Cette permanence du classicisme chez les Modernes impose un double objet à toute tentative d'élucidation de cette littérature et de cette esthétique qui fleurirent au xviie siècle et furent encore acceptées par une bonne moitié du xviiie : replacer dans son temps et dans son milieu ce mouvement, en en débarrassant l'interprétation d'une carapace scolaire qui l'a trop longtemps revêtu de clichés académiques ; mais aussi l'envisager dans sa postérité et dans sa persistante modernité, et beaucoup moins dans les doctrines classiques, longtemps surestimées, que dans les œuvres, toujours vibrantes de hardiesse juvénile.
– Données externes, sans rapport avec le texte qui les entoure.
template <int BN, bool F16, int NSPLIT>
__global__ void __launch_bounds__(NUM_THREADS, 1) tapgemm_tc_kernel(const __grid_constant__ CUtensorMap map_a,
                                                                  const __grid_constant__ CUtensorMap map_w,
                                                                  const TcParams p) {
  constexpr int W_TILE_BYTES = BN * BK * 2;
  constexpr int NACC = BN / 2;
  constexpr int ST = BN + 8;

  extern __shared__ __align__(1024) uint8_t smem_raw[];
  uint8_t* tiles = reinterpret_cast<uint8_t*>((reinterpret_cast<uintptr_t>(smem_raw) + 1023) & ~uintptr_t(1023));
  const int stage_bytes = p.nsplit * (A_TILE_BYTES + W_TILE_BYTES);
  const int ring_bytes = p.stages * stage_bytes > BM * ST * 4 ? p.stages * stage_bytes : BM * ST * 4;
  uint64_t* bars = reinterpret_cast<uint64_t*>(tiles + ring_bytes);
  uint64_t* full_bar = bars;
  uint64_t* empty_bar = bars + MAX_STAGES;

  const int warp = threadIdx.x >> 5, lane = threadIdx.x & 31;
  if (warp == STAMP_WARP) PM_STAMP(0);
  const int l0 = blockIdx.x * p.R;
  const int n0 = blockIdx.y * BN;
  const int b0 = blockIdx.z * p.NB;
  const int n_iter = p.taps * p.kblocks;

  if (threadIdx.x == 0) {
    asm volatile("prefetch.tensormap [%0];" ::"l"(&map_a) : "memory");
    asm volatile("prefetch.tensormap [%0];" ::"l"(&map_w) : "memory");
    for (int s = 0; s < p.stages; ++s) {
      mbar_init(smem_u32(&full_bar[s]), 1);
      mbar_init(smem_u32(&empty_bar[s]), 2);
    }
    asm volatile("fence.mbarrier_init.release.cluster;" ::: "memory");
  }
  __syncthreads();
  if (warp == STAMP_WARP) PM_STAMP(1);

  if (warp < PRODUCER_THREADS / 32) {
    setmaxnreg_dec<PRODUCER_REGS>();
    if (warp == 1 && lane == 0 && p.prefetch) {
      const long long ncta = (long long)gridDim.x * gridDim.y * gridDim.z;
      const long long cta = ((long long)blockIdx.z * gridDim.y + blockIdx.y) * gridDim.x + blockIdx.x;
      long long share = ((p.prefetch_bytes + ncta - 1) / ncta + 127) & ~127LL;
      long long off = cta * share;
      long long end = off + share < p.prefetch_bytes ? off + share : p.prefetch_bytes;
      end &= ~15LL;
      for (; off < end; off += 16384) {
        const uint32_t n = (uint32_t)(end - off < 16384 ? end - off : 16384);
        asm volatile("cp.async.bulk.prefetch.L2.global [%0], %1;" ::"l"(p.prefetch + off), "r"(n) : "memory");
      }
    }
    if (warp != 0) return;
    const uint32_t tx = (uint32_t)stage_bytes;
    int s = 0, tap = 0, kb = 0;
    uint32_t ph = 0;
    for (int it = 0; it < n_iter; ++it) {
      mbar_wait_fast(smem_u32(&empty_bar[s]), ph ^ 1u);
      if (elect_one()) {
        const uint32_t bar = smem_u32(&full_bar[s]);
        uint8_t* st = tiles + (size_t)s * stage_bytes;
        mbar_expect_tx(bar, tx);
        for (int pl = 0; pl < p.nsplit; ++pl) {
          tma_load_4d(smem_u32(st + pl * A_TILE_BYTES), &map_a, bar, kb * BK, l0 + tap - p.pad, b0, pl);
          tma_load_3d(smem_u32(st + p.nsplit * A_TILE_BYTES + pl * W_TILE_BYTES), &map_w, bar, kb * BK, tap * p.w_rows + n0, pl);
        }
      }
      __syncwarp();
      if (++s == p.stages) { s = 0; ph ^= 1u; }
      if (++kb == p.kblocks) { kb = 0; ++tap; }
    }
    return;
  }

  setmaxnreg_inc<CONSUMER_REGS>();
  const int ct = threadIdx.x - PRODUCER_THREADS;
  const int wg = ct >> 7;
  float acc0[NACC], acc1[NACC], accc[NACC];
#pragma unroll
  for (int i = 0; i < NACC; ++i) { acc0[i] = 0.f; acc1[i] = 0.f; accc[i] = 0.f; }
  {
    const uint32_t tiles_u32 = smem_u32(tiles);
    int s = 0;
    uint32_t ph = 0;
    int prev = -1;
    auto kblock = [&](float (&main)[NACC]) {
      mbar_wait_fast(smem_u32(&full_bar[s]), ph);
      if (prev < 0 && warp == STAMP_WARP) PM_STAMP(2);
      const uint32_t a_base = tiles_u32 + (uint32_t)s * (uint32_t)stage_bytes + (uint32_t)wg * (64 * 128);
      const uint32_t w_base = tiles_u32 + (uint32_t)s * (uint32_t)stage_bytes + (uint32_t)(NSPLIT * A_TILE_BYTES);
      wgmma_fence();
      mma_kblock<BN, F16, NSPLIT>(main, accc, gmma_desc(GMMA_DESC_K_SW128, a_base), gmma_desc(GMMA_DESC_K_SW128, w_base));
      wgmma_commit();
      wgmma_wait<1>();
      if (prev >= 0 && ct % 128 == 0) mbar_arrive(smem_u32(&empty_bar[prev]));
      prev = s;
      if (++s == p.stages) { s = 0; ph ^= 1u; }
    };
    int it = 0;
    for (; it + 1 < n_iter; it += 2) {
      kblock(acc0);
      kblock(acc1);
    }
    if (it < n_iter) kblock(acc0);
    if (warp == STAMP_WARP) PM_STAMP(3);
    wgmma_wait<0>();
    if (warp == STAMP_WARP) PM_STAMP(4);
    wgmma_fence_regs(acc0);
    wgmma_fence_regs(acc1);
    wgmma_fence_regs(accc);
  }
  named_bar_sync(1, CONSUMER_THREADS);
  {
    const int wq = warp & 3, t4 = lane & 3;
    const int r0 = wg * 64 + wq * 16 + (lane >> 2);
    float* stg = reinterpret_cast<float*>(tiles);
#pragma unroll
    for (int i = 0; i < NACC / 4; ++i) {
      const int c = 8 * i + 2 * t4;
#pragma unroll
      for (int h = 0; h < 2; ++h) {
        float v0 = acc0[4 * i + 2 * h] + acc1[4 * i + 2 * h];
        float v1 = acc0[4 * i + 2 * h + 1] + acc1[4 * i + 2 * h + 1];
        v0 += accc[4 * i + 2 * h];
        v1 += accc[4 * i + 2 * h + 1];
        if constexpr (F16) { v0 *= p.acc_scale; v1 *= p.acc_scale; }
        *reinterpret_cast<float2*>(stg + (r0 + 8 * h) * ST + c) = make_float2(v0, v1);
      }
    }
  }
  named_bar_sync(1, CONSUMER_THREADS);

  const bool vec_f = p.out_f32 && ((p.ldo & 3) == 0) && ((reinterpret_cast<uintptr_t>(p.out_f32) & 15) == 0) && ((p.o_bs & 3) == 0);
  const bool vec_r = p.residual && ((p.ldr & 3) == 0) && ((reinterpret_cast<uintptr_t>(p.residual) & 15) == 0) && ((p.r_bs & 3) == 0);
  const bool vec_b = p.out_bf16 && ((p.ldob & 3) == 0) && ((reinterpret_cast<uintptr_t>(p.out_bf16) & 7) == 0) &&
                     ((p.ob_bs & 3) == 0) && ((p.ob_ps & 3) == 0);
  const bool all_vec = (!p.out_f32 || vec_f) && (!p.residual || vec_r) && (!p.out_bf16 || vec_b);
  const float act_slope = p.act == PM_ACT_NONE ? 1.f : (p.act == PM_ACT_RELU ? 0.f : p.slope);
  const int r_shift = 31 - __clz(p.R);
  constexpr int C4 = BN / 4;
  const float* stg = reinterpret_cast<const float*>(tiles);
#pragma unroll 1
  for (int item = ct; item < BM * C4; item += CONSUMER_THREADS) {
    const int rt = item / C4, c = (item % C4) * 4;
    const int b = b0 + (rt >> r_shift), l = l0 + (rt & (p.R - 1));
    const int n = n0 + c;
    if (b >= p.batch || l >= p.rows_out || n >= p.cout) continue;
    const float4 x4 = *reinterpret_cast<const float4*>(stg + rt * ST + c);
    const long long of = (long long)b * p.o_bs + (long long)l * p.ldo;
    const long long orr = (long long)b * p.r_bs + (long long)l * p.ldr;
    const PmPlanes P{p.out_bf16 ? p.out_bf16 + (long long)b * p.ob_bs + (long long)l * p.ldob : nullptr,
                     p.ob_ps, p.ldob, p.out_nsplit};
    if (all_vec && n + 4 <= p.cout) {
      float4 x = x4;
      if (p.bias) { x.x += __ldg(p.bias + n); x.y += __ldg(p.bias + n + 1); x.z += __ldg(p.bias + n + 2); x.w += __ldg(p.bias + n + 3); }
      if (p.residual) {
        const float4 t = *reinterpret_cast<const float4*>(p.residual + orr + n);
        x.x += t.x; x.y += t.y; x.z += t.z; x.w += t.w;
      }
      x.x = x.x < 0.f ? (n < p.act_cols ? act_slope : 1.f) * x.x : x.x;
      x.y = x.y < 0.f ? (n + 1 < p.act_cols ? act_slope : 1.f) * x.y : x.y;
      x.z = x.z < 0.f ? (n + 2 < p.act_cols ? act_slope : 1.f) * x.z : x.z;
      x.w = x.w < 0.f ? (n + 3 < p.act_cols ? act_slope : 1.f) * x.w : x.w;
      if (p.out_f32) *reinterpret_cast<float4*>(p.out_f32 + of + n) = x;
      if (P.ptr) pm_store_planes4_t<F16>(P, 0, n, x);
    } else {
      const float xs[4] = {x4.x, x4.y, x4.z, x4.w};
#pragma unroll
      for (int k = 0; k < 4; ++k) {
        if (n + k >= p.cout) break;
        float y = xs[k];
        if (p.bias) y += __ldg(p.bias + n + k);
        if (p.residual) y += p.residual[orr + n + k];
        y = y < 0.f ? (n + k < p.act_cols ? act_slope : 1.f) * y : y;
        if (p.out_f32) p.out_f32[of + n + k] = y;
        if (P.ptr) pm_store_planes_t<F16>(P, 0, n + k, y);
      }
    }
  }
  if (warp == STAMP_WARP) PM_STAMP(5);
#ifdef PM_TC_TIMING
  named_bar_sync(1, CONSUMER_THREADS);
#endif
  if (warp == STAMP_WARP) PM_STAMP(6);
}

Lytton Strachey, T. S. Eliot, Paul Valéry, André Gide, Georges Braque, Albert Camus se rencontrent dans leur admiration pour cet art classique, tout « de pudeur et de modestie ». Nombreux sont les critiques du Nouveau Monde qui souscriraient à la formule d'un de leurs poètes, émigré assez longtemps dans l'Ancien Continent, Ezra Pound : « Toute critique est une tentative pour définir le classique. »
Quelques raisons très générales ont sans doute contribué à créer ce classicisme français sous le règne de Louis XIV : la convergence de tendances antérieures vers la constitution d'un ensemble littéraire comparable à celui des littératures de l'Antiquité ; les caractères sociaux de la littérature française d'alors, les écrivains étant proches des salons et de la cour et s'efforçant de plaire à un public dont ils estimaient les suffrages ; le goût français pour les discussions morales et esthétiques et pour les théories[...]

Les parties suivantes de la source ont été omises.